* [Try it] Look through the data below, and copy each line that carries the word "include".

[Collected data]

+ + +

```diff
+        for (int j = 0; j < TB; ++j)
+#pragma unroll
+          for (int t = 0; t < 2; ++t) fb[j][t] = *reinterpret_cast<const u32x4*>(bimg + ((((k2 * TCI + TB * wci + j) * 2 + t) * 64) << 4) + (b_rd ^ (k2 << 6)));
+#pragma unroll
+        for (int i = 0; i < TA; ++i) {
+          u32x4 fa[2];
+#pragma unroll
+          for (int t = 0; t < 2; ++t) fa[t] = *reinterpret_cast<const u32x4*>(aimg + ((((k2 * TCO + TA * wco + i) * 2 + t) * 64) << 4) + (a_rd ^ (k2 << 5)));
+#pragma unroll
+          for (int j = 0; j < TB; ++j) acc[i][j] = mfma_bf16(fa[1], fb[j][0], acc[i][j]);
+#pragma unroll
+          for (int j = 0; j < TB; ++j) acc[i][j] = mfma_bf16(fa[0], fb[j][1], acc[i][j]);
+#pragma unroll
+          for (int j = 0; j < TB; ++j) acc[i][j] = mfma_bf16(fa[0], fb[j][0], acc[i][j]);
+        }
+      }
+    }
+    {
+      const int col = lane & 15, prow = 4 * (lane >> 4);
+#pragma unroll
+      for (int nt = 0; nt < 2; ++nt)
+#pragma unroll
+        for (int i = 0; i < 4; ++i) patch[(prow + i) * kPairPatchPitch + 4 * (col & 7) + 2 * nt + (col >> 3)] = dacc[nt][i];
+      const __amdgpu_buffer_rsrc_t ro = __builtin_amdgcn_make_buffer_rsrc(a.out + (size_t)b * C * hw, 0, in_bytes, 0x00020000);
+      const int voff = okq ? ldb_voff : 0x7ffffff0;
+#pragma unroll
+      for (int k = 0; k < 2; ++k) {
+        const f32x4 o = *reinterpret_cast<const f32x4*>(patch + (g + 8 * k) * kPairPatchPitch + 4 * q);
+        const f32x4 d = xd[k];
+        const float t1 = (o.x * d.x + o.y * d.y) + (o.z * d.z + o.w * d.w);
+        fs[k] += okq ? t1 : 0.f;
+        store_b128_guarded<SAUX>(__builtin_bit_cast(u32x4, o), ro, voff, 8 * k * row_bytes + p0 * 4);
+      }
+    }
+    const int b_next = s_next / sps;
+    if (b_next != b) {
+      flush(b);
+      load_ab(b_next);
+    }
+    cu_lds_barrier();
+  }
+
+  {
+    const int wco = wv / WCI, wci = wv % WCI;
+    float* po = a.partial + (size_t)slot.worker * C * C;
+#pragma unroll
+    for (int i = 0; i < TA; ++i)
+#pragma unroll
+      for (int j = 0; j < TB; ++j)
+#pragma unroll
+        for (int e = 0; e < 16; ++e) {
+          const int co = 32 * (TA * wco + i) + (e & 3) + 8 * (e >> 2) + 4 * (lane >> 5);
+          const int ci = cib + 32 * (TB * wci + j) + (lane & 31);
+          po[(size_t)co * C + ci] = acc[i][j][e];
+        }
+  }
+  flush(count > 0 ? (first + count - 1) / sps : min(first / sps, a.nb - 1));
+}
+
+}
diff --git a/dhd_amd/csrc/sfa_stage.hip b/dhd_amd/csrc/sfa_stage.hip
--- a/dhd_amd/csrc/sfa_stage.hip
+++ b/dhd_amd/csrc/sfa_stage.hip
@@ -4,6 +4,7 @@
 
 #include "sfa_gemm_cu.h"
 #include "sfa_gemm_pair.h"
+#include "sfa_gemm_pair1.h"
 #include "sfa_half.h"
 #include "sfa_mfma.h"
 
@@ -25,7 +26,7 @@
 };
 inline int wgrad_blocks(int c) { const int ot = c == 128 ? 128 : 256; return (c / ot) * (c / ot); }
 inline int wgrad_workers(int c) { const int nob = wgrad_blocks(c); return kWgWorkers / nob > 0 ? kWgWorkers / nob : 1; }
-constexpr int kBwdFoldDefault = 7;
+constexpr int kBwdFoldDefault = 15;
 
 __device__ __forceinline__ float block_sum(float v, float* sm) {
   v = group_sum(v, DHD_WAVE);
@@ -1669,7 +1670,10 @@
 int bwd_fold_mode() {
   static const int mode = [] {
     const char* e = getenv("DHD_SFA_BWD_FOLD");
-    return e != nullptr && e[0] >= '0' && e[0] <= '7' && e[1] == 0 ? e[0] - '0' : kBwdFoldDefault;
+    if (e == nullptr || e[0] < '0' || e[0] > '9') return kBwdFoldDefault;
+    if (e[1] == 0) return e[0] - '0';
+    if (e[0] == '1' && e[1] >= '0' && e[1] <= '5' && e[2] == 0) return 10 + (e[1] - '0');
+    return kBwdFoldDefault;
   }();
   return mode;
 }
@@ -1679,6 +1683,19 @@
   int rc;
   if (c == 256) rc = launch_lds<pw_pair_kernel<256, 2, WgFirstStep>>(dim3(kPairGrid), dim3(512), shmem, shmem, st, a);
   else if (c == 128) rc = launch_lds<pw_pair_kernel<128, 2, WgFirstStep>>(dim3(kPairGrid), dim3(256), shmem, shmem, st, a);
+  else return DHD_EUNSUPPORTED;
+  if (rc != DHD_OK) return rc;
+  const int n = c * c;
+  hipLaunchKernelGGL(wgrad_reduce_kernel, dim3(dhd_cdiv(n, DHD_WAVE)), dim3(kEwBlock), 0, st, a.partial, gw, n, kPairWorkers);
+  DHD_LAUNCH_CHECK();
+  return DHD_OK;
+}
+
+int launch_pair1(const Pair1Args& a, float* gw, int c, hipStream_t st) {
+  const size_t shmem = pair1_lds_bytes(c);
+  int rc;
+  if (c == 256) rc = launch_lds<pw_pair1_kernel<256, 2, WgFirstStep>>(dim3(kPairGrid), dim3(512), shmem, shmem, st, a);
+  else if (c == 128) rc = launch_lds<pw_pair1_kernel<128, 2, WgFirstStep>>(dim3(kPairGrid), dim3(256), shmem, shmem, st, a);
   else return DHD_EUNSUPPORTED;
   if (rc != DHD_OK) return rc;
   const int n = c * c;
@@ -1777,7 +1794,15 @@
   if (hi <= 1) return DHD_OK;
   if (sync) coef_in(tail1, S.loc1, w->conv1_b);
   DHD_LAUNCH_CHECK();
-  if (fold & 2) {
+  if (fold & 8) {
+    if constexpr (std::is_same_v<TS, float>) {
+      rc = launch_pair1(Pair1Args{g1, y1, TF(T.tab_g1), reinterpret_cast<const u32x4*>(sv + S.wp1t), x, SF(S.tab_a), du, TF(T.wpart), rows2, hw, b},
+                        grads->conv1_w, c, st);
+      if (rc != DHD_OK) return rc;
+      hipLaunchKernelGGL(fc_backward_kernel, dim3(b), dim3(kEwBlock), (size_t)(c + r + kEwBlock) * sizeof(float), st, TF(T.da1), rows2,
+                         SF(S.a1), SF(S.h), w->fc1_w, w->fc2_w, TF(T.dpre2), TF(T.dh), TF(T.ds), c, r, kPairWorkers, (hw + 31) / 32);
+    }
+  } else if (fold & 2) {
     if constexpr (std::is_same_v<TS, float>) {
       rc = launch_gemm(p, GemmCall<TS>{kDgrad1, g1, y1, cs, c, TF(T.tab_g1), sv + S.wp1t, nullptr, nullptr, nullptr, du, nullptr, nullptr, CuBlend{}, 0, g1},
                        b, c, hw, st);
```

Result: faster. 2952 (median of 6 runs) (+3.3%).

+ + +

* [Task answer]
 #include "sfa_gemm_cu.h"
 #include "sfa_gemm_pair.h"
+#include "sfa_gemm_pair1.h"
 #include "sfa_half.h"
 #include "sfa_mfma.h"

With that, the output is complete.